● **HOW TO COMPLETE THIS TASK**
Of the lines below, report only those that contain "loop".

===== DATA FOR THE TASK =====

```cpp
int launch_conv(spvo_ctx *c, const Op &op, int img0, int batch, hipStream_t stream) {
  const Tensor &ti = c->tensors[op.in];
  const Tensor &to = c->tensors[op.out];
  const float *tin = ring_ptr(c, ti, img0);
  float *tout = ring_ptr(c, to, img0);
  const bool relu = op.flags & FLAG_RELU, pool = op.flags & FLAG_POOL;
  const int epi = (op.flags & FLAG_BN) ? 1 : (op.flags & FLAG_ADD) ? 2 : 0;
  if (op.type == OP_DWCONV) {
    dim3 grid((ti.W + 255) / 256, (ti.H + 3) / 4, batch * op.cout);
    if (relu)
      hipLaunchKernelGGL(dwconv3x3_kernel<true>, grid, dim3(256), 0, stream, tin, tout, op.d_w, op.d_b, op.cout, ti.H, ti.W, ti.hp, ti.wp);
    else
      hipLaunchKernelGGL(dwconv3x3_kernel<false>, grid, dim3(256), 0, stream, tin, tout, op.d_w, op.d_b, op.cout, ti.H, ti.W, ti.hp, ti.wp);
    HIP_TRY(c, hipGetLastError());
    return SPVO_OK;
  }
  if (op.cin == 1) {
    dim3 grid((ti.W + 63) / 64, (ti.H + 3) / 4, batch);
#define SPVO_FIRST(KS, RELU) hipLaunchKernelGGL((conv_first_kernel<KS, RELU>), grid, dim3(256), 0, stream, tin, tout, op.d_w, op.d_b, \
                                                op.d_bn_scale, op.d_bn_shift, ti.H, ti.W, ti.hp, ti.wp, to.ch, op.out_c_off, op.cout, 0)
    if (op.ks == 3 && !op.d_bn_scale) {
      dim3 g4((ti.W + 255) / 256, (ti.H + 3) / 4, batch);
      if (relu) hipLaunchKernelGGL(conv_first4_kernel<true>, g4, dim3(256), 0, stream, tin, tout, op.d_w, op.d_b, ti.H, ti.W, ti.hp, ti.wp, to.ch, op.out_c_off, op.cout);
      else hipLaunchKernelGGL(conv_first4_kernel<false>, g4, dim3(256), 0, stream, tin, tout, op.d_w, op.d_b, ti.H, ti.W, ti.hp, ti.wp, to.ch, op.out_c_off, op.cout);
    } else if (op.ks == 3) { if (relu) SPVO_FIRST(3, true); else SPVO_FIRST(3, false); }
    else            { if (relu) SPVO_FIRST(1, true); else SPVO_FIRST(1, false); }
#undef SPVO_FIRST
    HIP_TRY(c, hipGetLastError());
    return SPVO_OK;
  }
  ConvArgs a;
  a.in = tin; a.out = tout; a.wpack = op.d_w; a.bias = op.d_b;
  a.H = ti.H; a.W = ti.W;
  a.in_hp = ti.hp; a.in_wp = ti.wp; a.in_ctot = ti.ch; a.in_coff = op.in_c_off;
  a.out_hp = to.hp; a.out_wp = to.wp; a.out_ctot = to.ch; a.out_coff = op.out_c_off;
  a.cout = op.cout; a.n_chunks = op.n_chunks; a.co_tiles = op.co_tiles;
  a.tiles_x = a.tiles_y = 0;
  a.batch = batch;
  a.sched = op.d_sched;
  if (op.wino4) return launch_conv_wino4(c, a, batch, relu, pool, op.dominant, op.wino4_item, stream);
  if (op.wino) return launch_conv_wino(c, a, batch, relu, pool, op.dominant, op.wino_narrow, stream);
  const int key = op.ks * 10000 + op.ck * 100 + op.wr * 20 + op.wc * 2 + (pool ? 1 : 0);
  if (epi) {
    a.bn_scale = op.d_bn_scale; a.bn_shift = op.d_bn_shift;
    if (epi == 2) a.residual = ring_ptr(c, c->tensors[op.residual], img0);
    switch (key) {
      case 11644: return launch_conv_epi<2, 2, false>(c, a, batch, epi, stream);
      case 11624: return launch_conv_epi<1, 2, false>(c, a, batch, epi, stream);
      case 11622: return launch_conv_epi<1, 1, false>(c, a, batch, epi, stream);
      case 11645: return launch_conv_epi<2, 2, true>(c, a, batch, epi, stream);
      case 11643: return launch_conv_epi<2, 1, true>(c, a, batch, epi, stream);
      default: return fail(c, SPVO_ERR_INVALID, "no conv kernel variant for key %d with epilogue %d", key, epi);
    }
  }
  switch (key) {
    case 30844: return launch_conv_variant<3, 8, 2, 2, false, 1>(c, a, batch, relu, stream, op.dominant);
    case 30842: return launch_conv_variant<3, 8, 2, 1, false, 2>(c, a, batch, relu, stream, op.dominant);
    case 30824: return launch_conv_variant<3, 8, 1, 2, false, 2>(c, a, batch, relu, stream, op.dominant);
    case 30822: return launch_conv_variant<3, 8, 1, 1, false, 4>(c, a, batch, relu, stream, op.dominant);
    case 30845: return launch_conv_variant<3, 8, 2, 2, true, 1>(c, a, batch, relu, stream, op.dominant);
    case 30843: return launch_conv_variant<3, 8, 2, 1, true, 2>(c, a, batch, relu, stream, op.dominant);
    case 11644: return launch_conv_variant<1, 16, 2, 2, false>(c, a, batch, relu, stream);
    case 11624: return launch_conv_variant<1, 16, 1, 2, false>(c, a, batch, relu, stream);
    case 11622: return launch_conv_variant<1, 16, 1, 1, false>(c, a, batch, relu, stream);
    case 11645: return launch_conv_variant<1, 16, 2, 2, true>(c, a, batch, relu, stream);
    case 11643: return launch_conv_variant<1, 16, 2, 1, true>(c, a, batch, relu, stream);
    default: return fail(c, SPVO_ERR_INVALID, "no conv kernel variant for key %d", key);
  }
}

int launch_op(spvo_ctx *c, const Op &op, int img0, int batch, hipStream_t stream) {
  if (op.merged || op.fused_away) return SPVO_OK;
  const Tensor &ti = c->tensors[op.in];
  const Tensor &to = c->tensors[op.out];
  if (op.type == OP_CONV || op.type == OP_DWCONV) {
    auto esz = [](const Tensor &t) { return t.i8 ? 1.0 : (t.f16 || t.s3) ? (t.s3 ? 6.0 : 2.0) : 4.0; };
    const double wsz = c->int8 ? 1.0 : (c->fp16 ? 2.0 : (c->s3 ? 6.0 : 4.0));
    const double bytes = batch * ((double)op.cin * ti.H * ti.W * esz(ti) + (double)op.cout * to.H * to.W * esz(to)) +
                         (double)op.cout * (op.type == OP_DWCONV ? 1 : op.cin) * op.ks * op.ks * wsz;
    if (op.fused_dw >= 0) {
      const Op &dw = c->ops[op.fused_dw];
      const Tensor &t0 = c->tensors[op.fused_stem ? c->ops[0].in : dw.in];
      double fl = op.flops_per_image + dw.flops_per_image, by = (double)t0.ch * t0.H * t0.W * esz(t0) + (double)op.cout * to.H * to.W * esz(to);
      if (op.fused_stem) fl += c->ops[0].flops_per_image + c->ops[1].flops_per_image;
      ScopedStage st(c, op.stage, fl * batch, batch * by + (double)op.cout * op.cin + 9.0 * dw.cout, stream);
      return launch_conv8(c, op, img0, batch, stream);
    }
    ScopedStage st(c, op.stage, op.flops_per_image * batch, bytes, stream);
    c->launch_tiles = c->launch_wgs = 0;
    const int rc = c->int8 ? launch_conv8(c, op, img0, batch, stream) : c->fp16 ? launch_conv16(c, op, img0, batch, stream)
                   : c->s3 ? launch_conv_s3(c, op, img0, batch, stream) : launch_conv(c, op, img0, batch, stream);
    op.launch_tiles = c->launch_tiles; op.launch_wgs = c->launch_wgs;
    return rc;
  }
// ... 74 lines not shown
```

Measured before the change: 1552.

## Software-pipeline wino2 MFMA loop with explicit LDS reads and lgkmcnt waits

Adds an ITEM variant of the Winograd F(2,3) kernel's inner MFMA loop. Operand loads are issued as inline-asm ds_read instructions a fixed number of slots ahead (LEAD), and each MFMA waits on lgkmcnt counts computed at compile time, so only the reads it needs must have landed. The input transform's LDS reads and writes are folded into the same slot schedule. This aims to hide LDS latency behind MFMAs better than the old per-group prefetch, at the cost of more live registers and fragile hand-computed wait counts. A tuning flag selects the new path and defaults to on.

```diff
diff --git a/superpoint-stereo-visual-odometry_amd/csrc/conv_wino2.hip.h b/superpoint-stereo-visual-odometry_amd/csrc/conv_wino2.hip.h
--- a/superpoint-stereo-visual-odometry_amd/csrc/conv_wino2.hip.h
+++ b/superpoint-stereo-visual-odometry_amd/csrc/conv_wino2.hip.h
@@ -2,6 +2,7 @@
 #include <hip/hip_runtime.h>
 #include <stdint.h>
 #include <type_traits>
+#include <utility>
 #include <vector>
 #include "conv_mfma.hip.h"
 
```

=====

● **RESPONSE FOR THIS EXERCISE**
## Software-pipeline wino2 MFMA loop with explicit LDS reads and lgkmcnt waits
Adds an ITEM variant of the Winograd F(2,3) kernel's inner MFMA loop. Operand loads are issued as inline-asm ds_read instructions a fixed number of slots ahead (LEAD), and each MFMA waits on lgkmcnt counts computed at compile time, so only the reads it needs must have landed. The input transform's LDS reads and writes are folded into the same slot schedule. This aims to hide LDS latency behind MFMAs better than the old per-group prefetch, at the cost of more live registers and fragile hand-computed wait counts. A tuning flag selects the new path and defaults to on.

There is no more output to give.